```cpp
#define PP_A_ADDR(j_, part_, src_, dst_)                                                                         \
    {                                                                                                            \
        int sl_ = ((j_) >> 6) * 16 + ((j_) & 15);                                                                \
        sl_ = sl_ < C::A_PART / 4 ? sl_ : C::A_PART / 4 - 1;                                                     \
        const int cig_ = ((j_) >> 4) & 3, slot_ = (part_) * (C::A_PART / 4) + sl_;                               \
        const int iy_ = slot_ / C::IW, ix_ = slot_ - iy_ * C::IW;                                                \
        const int gy_ = reflect_clamp(ty0 - 1 + iy_, a.Hin), gx_ = reflect_clamp(tx0 - 1 + ix_, a.Win);          \
        const size_t off_ = IN_STATE ? zc_offset(vst_level_of_channels(CIN), gy_, gx_, a.Wq)                     \
                                     : ((size_t)gy_ * a.Win + gx_) * CIN;                                        \
        src_ = (unsigned)(off_ + cig_ * 8);                                                                      \
        dst_ = (cig_ * C::NSLOT + slot_) * 16;                                                                   \
    }
#define PP_F4(v_) make_float4((v_)[0], (v_)[1], (v_)[2], (v_)[3])
#define PP_LAND_A(base_, r0_, r1_, dst_)                                                                         \
    {                                                                                                            \
        uint4 h_, l_;                                                                                            \
// ... 256 lines not shown
        size_t rest = idx / COUT;
        const int ox = rest % a.Wout; rest /= a.Wout;
        const int oy = rest % a.Hout;
        const int b = rest / a.Hout;
        const float* in_img = a.in + (size_t)b * a.in_img_stride;
        float acc = a.bias[co];
        for (int tap = 0; tap < 9; ++tap) {
            const int gy = reflect_clamp(oy * STRIDE - 1 + tap / 3, a.Hin);
            const int gx = reflect_clamp(ox * STRIDE - 1 + tap % 3, a.Win);
            const float* p = in_img + (IN_STATE ? zc_offset(vst_level_of_channels(CIN), gy, gx, a.Wq)
                                                : ((size_t)gy * a.Win + gx) * CIN);
            const float* w = wf + (size_t)tap * CIN * COUT + co;
            for (int ci = 0; ci < CIN; ++ci) acc = fmaf(p[ci], w[(size_t)ci * COUT], acc);
        }
        float* out_img = a.out + (size_t)b * a.out_img_stride;
        if (OUT_STATE) {
            float* p = out_img + zc_offset(vst_level_of_channels(COUT), oy, ox, a.Wq) + co;
            *p = *p + a.sign * acc;
        } else {
            out_img[((size_t)oy * a.Wout + ox) * COUT + co] = acc > 0.f ? acc : 0.f;
        }
    }
}

#define VST_PROFILE_MAX_RECORDS 4096
static std::mutex g_prof_mu;
static std::atomic<int> g_prof_kernel{0};
static int g_prof_count = 0, g_prof_cap = 0;
static int g_prof_id[VST_PROFILE_MAX_RECORDS];
static hipEvent_t g_prof_ev[2 * VST_PROFILE_MAX_RECORDS];
static bool g_prof_ev_created = false;

int vst_prof_open(int kernel_id, hipStream_t st) {
    const int sel = g_prof_kernel.load(std::memory_order_relaxed);
    if (sel != kernel_id && sel != VST_KERNEL_ALL) return -1;
    std::lock_guard<std::mutex> lk(g_prof_mu);
    if ((g_prof_kernel.load() != kernel_id && g_prof_kernel.load() != VST_KERNEL_ALL) || g_prof_count >= g_prof_cap) return -1;
    const int rec = g_prof_count++;
    g_prof_id[rec] = kernel_id;
    (void)hipEventRecord(g_prof_ev[2 * rec], st);
    return rec;
}

void vst_prof_close(int rec, hipStream_t st) {
    std::lock_guard<std::mutex> lk(g_prof_mu);
    if (rec < g_prof_count) (void)hipEventRecord(g_prof_ev[2 * rec + 1], st);
}

#ifndef VST_LEAN_DEFAULT
#define VST_LEAN_DEFAULT 0
#endif
static std::atomic<int> g_opt_lean{[] { const char* e = getenv("VST_LEAN"); return e && (e[0] == '0' || e[0] == '1') ? e[0] - '0' : VST_LEAN_DEFAULT; }()};
static bool vst_lean_stage3() { return g_opt_lean.load(std::memory_order_relaxed) != 0; }
#ifndef VST_PINGPONG_DEFAULT
#define VST_PINGPONG_DEFAULT 0
#endif
static std::atomic<int> g_opt_pp{[] { const char* e = getenv("VST_PINGPONG"); return e && (e[0] == '0' || e[0] == '1') ? e[0] - '0' : VST_PINGPONG_DEFAULT; }()};

template <int CIN, int COUT, int STRIDE, bool IN_STATE, bool OUT_STATE>
static int launch_conv(const ConvArgs& a, int B, int precision, hipStream_t st, bool out_h16 = false) {
    if (precision == VST_PREC_FP32) {
        const size_t total = (size_t)B * a.Hout * a.Wout * COUT;
        size_t blocks = (total + 255) / 256;
        if (blocks > 65536) blocks = 65536;
        conv_fp32_kernel<IN_STATE, OUT_STATE><<<dim3((unsigned)blocks), 256, 0, st>>>(a, CIN, COUT, STRIDE, B);
        VST_RETURN_IF_LAUNCH_FAILED();
        return VST_OK;
    }
    if (precision != VST_PREC_BF16X3 && !vst_is_f16(precision)) return VST_E_MODE;
    vst_prof_scope prof(VST_KERNEL_ID(CIN, COUT, STRIDE), st);
    if constexpr (CIN >= 64 && COUT >= 64 && STRIDE == 1) {
        ConvArgs t = a;
        t.tiles_x = (a.Wout + 15) / 16;
        if (vst_lean_stage3()) {
            using C = PipeCfg<CIN, COUT, 4>;
            auto kern = conv_pipe_kernel<CIN, COUT, IN_STATE, OUT_STATE, 4>;
            static std::atomic<unsigned> attr_done{0};
            if (int rc_ = vst_ensure_dynamic_lds((const void*)kern, (int)(C::LDS_BYTES), &attr_done)) return rc_;
            t.tiles_y = (a.Hout + C::TH - 1) / C::TH; t.tiles_total = t.tiles_x * t.tiles_y * B;
            VST_TRACE_RESERVE(t, (t.tiles_total + 7) / 8 * 8)
            kern<<<dim3((t.tiles_total + 7) / 8 * 8), C::NTHR, C::LDS_BYTES, st>>>(t);
#if VST_WITH_PINGPONG
        } else if (g_opt_pp.load(std::memory_order_relaxed)) {
            using C = PipeCfg<CIN, COUT>;
            auto kern = conv_pp_kernel<CIN, COUT, IN_STATE, OUT_STATE>;
            constexpr int lds = C::LDS_BYTES + (OUT_STATE ? COUT * 4 : 0);
            static std::atomic<unsigned> attr_done{0};
            if (int rc_ = vst_ensure_dynamic_lds((const void*)kern, lds, &attr_done)) return rc_;
            t.tiles_y = (a.Hout + C::TH - 1) / C::TH; t.tiles_total = t.tiles_x * t.tiles_y * B;
            VST_TRACE_RESERVE(t, (t.tiles_total + 7) / 8 * 8)
            kern<<<dim3((t.tiles_total + 7) / 8 * 8), C::NTHR, lds, st>>>(t);
#endif
        } else {
            using C = PipeCfg<CIN, COUT>;
            auto kern = conv_pipe_kernel<CIN, COUT, IN_STATE, OUT_STATE>;
            static std::atomic<unsigned> attr_done{0};
            if (int rc_ = vst_ensure_dynamic_lds((const void*)kern, (int)(C::LDS_BYTES), &attr_done)) return rc_;
            t.tiles_y = (a.Hout + C::TH - 1) / C::TH; t.tiles_total = t.tiles_x * t.tiles_y * B;
            VST_TRACE_RESERVE(t, (t.tiles_total + 7) / 8 * 8)
            kern<<<dim3((t.tiles_total + 7) / 8 * 8), C::NTHR, C::LDS_BYTES, st>>>(t);
        }
    } else {
        using C = ConvCfg<CIN, COUT, STRIDE>;
        constexpr bool T2_SHAPE = (CIN == 64 && COUT == 16) || (CIN == 16 && COUT == 16 && STRIDE == 2) || (CIN == 16 && COUT == 4);
        const bool t2 = T2_SHAPE && vst_is_f16(precision);
        constexpr bool H16_SHAPE = T2_SHAPE && !OUT_STATE;
        const bool h16 = t2 && out_h16 && H16_SHAPE;
        auto kern = h16 ? conv_mfma_kernel<CIN, COUT, STRIDE, IN_STATE, OUT_STATE, false, T2_SHAPE ? 2 : 3, H16_SHAPE>
                  : t2 ? conv_mfma_kernel<CIN, COUT, STRIDE, IN_STATE, OUT_STATE, false, T2_SHAPE ? 2 : 3>
                       : conv_mfma_kernel<CIN, COUT, STRIDE, IN_STATE, OUT_STATE, false, 3>;
        const int lds = t2 ? C::LDS_BYTES_T2 : C::LDS_BYTES;
        static std::atomic<unsigned> attr_done[3];
        if (int rc_ = vst_ensure_dynamic_lds((const void*)kern, lds, &attr_done[h16 ? 2 : (t2 ? 1 : 0)])) return rc_;
        ConvArgs t = a;
        t.tiles_x = (a.Wout + C::TW - 1) / C::TW; t.tiles_y = (a.Hout + C::TH - 1) / C::TH;
        t.tiles_total = t.tiles_x * t.tiles_y * B * C::NCOT;
        VST_TRACE_RESERVE(t, (t.tiles_total + 7) / 8 * 8)
        kern<<<dim3((t.tiles_total + 7) / 8 * 8), 256, lds, st>>>(t);
    }
    VST_RETURN_IF_LAUNCH_FAILED();
    return VST_OK;
}

static int launch_conv_s2_planes(const ConvArgs& a, int B, hipStream_t st) {
    using C = ConvCfg<64, 64, 2>;
    vst_prof_scope prof(VST_KERNEL_ID(64, 64, 2), st);
    auto kern = conv_mfma_kernel<64, 64, 2, true, false, true, 2>;
    static std::atomic<unsigned> attr_done{0};
    if (int rc_ = vst_ensure_dynamic_lds((const void*)kern, (int)(C::LDS_BYTES_T2), &attr_done)) return rc_;
// ... 64 lines not shown
    a.in = src; a.out = h1; a.packed = (const unsigned char*)w->conv[0].packed; a.bias = w->conv[0].bias;
    a.Hin = Ho * STRIDE; a.Win = Wo * STRIDE; a.Hout = Ho; a.Wout = Wo;
    a.in_img_stride = state_img; a.out_img_stride = mid_img; a.sign = 0.f;
    if constexpr (CH == 256 && STRIDE == 2) {
        if (vst_is_f16(precision)) {
            const size_t mid_bytes = (size_t)Ho * Wo * 64 * 4, state_bytes = (size_t)Ho * Wo * 256 * 4;
            unsigned char* const h1p = (unsigned char*)tmp;
            unsigned char* const h2p = h1p + (size_t)B * mid_bytes;
            unsigned char* const planes_a = h2p + (size_t)B * mid_bytes;
            (void)state_bytes;
            a.out_sp = h1p; a.out_sp_img_bytes = mid_bytes;
            int rc2 = launch_conv_s2_planes(a, B, st);
            if (rc2) return rc2;
            const int h2_single = precision == VST_PREC_F16X2H;
            rc2 = vst3_conv_mid(&w->conv[1], h1p, h2p, h2_single, B, H, W, st);
            if (rc2) return rc2;
            return vst3_conv_out(&w->conv[2], h2p, h2_single, dst, direction > 0 ? planes_a : nullptr, direction > 0 ? 1.f : -1.f,
                                 B, H, W, st);
        }
    }
    const bool h16 = CH <= 64 && VST_PAIR && precision == VST_PREC_F16X2H;
    int rc = launch_conv<IN_CH, MID, STRIDE, true, false>(a, B, precision, st, h16);
    if (rc) return rc;
    if constexpr (CH <= 64 && VST_PAIR) {
        if (precision != VST_PREC_FP32) {
            a.in = h1; a.out = dst; a.Hin = Ho; a.Win = Wo; a.in_img_stride = mid_img; a.out_img_stride = state_img;
            a.packed = (const unsigned char*)w->conv[2].packed; a.bias = w->conv[2].bias;
            a.packed1 = (const unsigned char*)w->conv[1].packed; a.bias1 = w->conv[1].bias;
            a.sign = direction > 0 ? 1.f : -1.f;
            return launch_pair<MID, CH>(a, B, precision, st);
        }
    }
    a.in = h1; a.out = h2; a.packed = (const unsigned char*)w->conv[1].packed; a.bias = w->conv[1].bias;
    a.Hin = Ho; a.Win = Wo; a.in_img_stride = mid_img;
    rc = launch_conv<MID, MID, 1, false, false>(a, B, precision, st);
    if (rc) return rc;
    a.in = h2; a.out = dst; a.packed = (const unsigned char*)w->conv[2].packed; a.bias = w->conv[2].bias;
    a.out_img_stride = state_img; a.sign = direction > 0 ? 1.f : -1.f;
    return launch_conv<MID, CH, 1, false, true>(a, B, precision, st);
}

static const int kBlockChannel[VST_NUM_BLOCKS] = {16, 16, 16, 16, 16, 16, 16, 16, 16, 16, 64, 64, 64, 64, 64, 64,
                                                  64, 64, 64, 64, 256, 256, 256, 256, 256, 256, 256, 256, 256, 256,
                                                  256, 256};
static const int kBlockStride[VST_NUM_BLOCKS] = {1, 1, 1, 1, 1, 1, 1, 1, 1, 1, 2, 1, 1, 1, 1, 1,
                                                 1, 1, 1, 1, 2, 1, 1, 1, 1, 1, 1, 1, 1, 1, 1, 1};

VST_DEFINE_TU_RANGE(vst_range_tu_conv)

extern "C" {

int vst_set_option(int option, int value) {
    if (option == VST_OPT_STAGE3_LEAN) g_opt_lean.store(value != 0, std::memory_order_relaxed);
    else if (option == VST_OPT_STAGE3_PINGPONG && VST_WITH_PINGPONG) g_opt_pp.store(value != 0, std::memory_order_relaxed);
    else return VST_E_ARG;
    return VST_OK;
}

int vst_get_option(int option) {
    if (option == VST_OPT_STAGE3_LEAN) return g_opt_lean.load(std::memory_order_relaxed);
    if (option == VST_OPT_STAGE3_PINGPONG && VST_WITH_PINGPONG) return g_opt_pp.load(std::memory_order_relaxed);
    return VST_E_ARG;
}

int vst_range_flags(unsigned* flags_host, int reset) {
    if (!flags_host) return VST_E_ARG;
    hipError_t e = hipDeviceSynchronize();
    if (e != hipSuccess) return (int)e;
    unsigned v = 0;
    if (int rc = vst_range_tu_conv(&v, reset)) return rc;
    if (int rc = vst_range_tu_conv3(&v, reset)) return rc;
    if (int rc = vst_range_tu_layout(&v, reset)) return rc;
    if (int rc = vst_range_tu_cwct(&v, reset)) return rc;
    *flags_host = v;
    return VST_OK;
}

int vst_range_flags_async(unsigned* flags4_dev, void* stream) {
    if (!flags4_dev) return VST_E_ARG;
    hipStream_t st = (hipStream_t)stream;
    if (int rc = vst_range_tu_conv_async(flags4_dev + 0, st)) return rc;
    if (int rc = vst_range_tu_conv3_async(flags4_dev + 1, st)) return rc;
    if (int rc = vst_range_tu_layout_async(flags4_dev + 2, st)) return rc;
    return vst_range_tu_cwct_async(flags4_dev + 3, st);
}

int vst_profile_begin(int kernel_id, int max_records) {
    if ((kernel_id <= 0 && kernel_id != VST_KERNEL_ALL) || max_records <= 0) return VST_E_ARG;
    if (max_records > VST_PROFILE_MAX_RECORDS) max_records = VST_PROFILE_MAX_RECORDS;
    std::lock_guard<std::mutex> lk(g_prof_mu);
    if (!g_prof_ev_created) {
        for (int i = 0; i < 2 * VST_PROFILE_MAX_RECORDS; ++i) {
            hipError_t e = hipEventCreate(&g_prof_ev[i]);
            if (e != hipSuccess) return (int)e;
        }
        g_prof_ev_created = true;
    }
    g_prof_count = 0; g_prof_cap = max_records;
    g_prof_kernel.store(kernel_id);
    return VST_OK;
}

int vst_profile_end(double* total_ms, int* launches) {
    if (!total_ms || !launches) return VST_E_ARG;
    std::lock_guard<std::mutex> lk(g_prof_mu);
    g_prof_kernel.store(0);
    double tot = 0.0;
    for (int i = 0; i < g_prof_count; ++i) {
        hipError_t e = hipEventSynchronize(g_prof_ev[2 * i + 1]);
        if (e != hipSuccess) return (int)e;
        float ms = 0.f;
        e = hipEventElapsedTime(&ms, g_prof_ev[2 * i], g_prof_ev[2 * i + 1]);
        if (e != hipSuccess) return (int)e;
// ... 316 lines not shown
```

Before: 207.8.

## Add wide 4-wave stage-3 conv variant with four rows per wave

Adds a WIDE configuration of the pipelined conv kernel (4 waves, MR=4 rows each) that keeps the tile height of the 8-wave kernel while halving the wave count, so each wave reuses its weight fragments across more output rows. The LDS and global staging loads are interleaved explicitly with the MFMAs through sched_group_barrier patterns, and deferred output writes are split into paired units. This path is on by default when lean mode is off. It trades occupancy and register pressure (larger accumulator arrays, one block per CU) for less per-wave B-fragment traffic.

```diff
diff --git a/include/vstnet.h b/include/vstnet.h
--- a/include/vstnet.h
+++ b/include/vstnet.h
@@ -176,6 +176,7 @@
 
 #define VST_OPT_STAGE3_LEAN 1
 #define VST_OPT_STAGE3_PINGPONG 2
+#define VST_OPT_STAGE3_WIDE 3
 int vst_set_option(int option, int value);
 int vst_get_option(int option);
 
diff --git a/vstnet_amd/_lib.py b/vstnet_amd/_lib.py
--- a/vstnet_amd/_lib.py
+++ b/vstnet_amd/_lib.py
@@ -41,6 +41,7 @@
 ]
 OPT_STAGE3_LEAN = 1
 OPT_STAGE3_PINGPONG = 2
+OPT_STAGE3_WIDE = 3
 RANGE_SATURATED = 1
 RANGE_WEIGHT = 2
 
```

ABOUT THIS EXERCISE →
Go through the listing above and locate each line that holds the word "using". Copy those lines.

SOLUTION FOR THIS PROBLEM →
            using C = PipeCfg<CIN, COUT, 4>;
            using C = PipeCfg<CIN, COUT>;
            using C = PipeCfg<CIN, COUT>;
        using C = ConvCfg<CIN, COUT, STRIDE>;
    using C = ConvCfg<64, 64, 2>;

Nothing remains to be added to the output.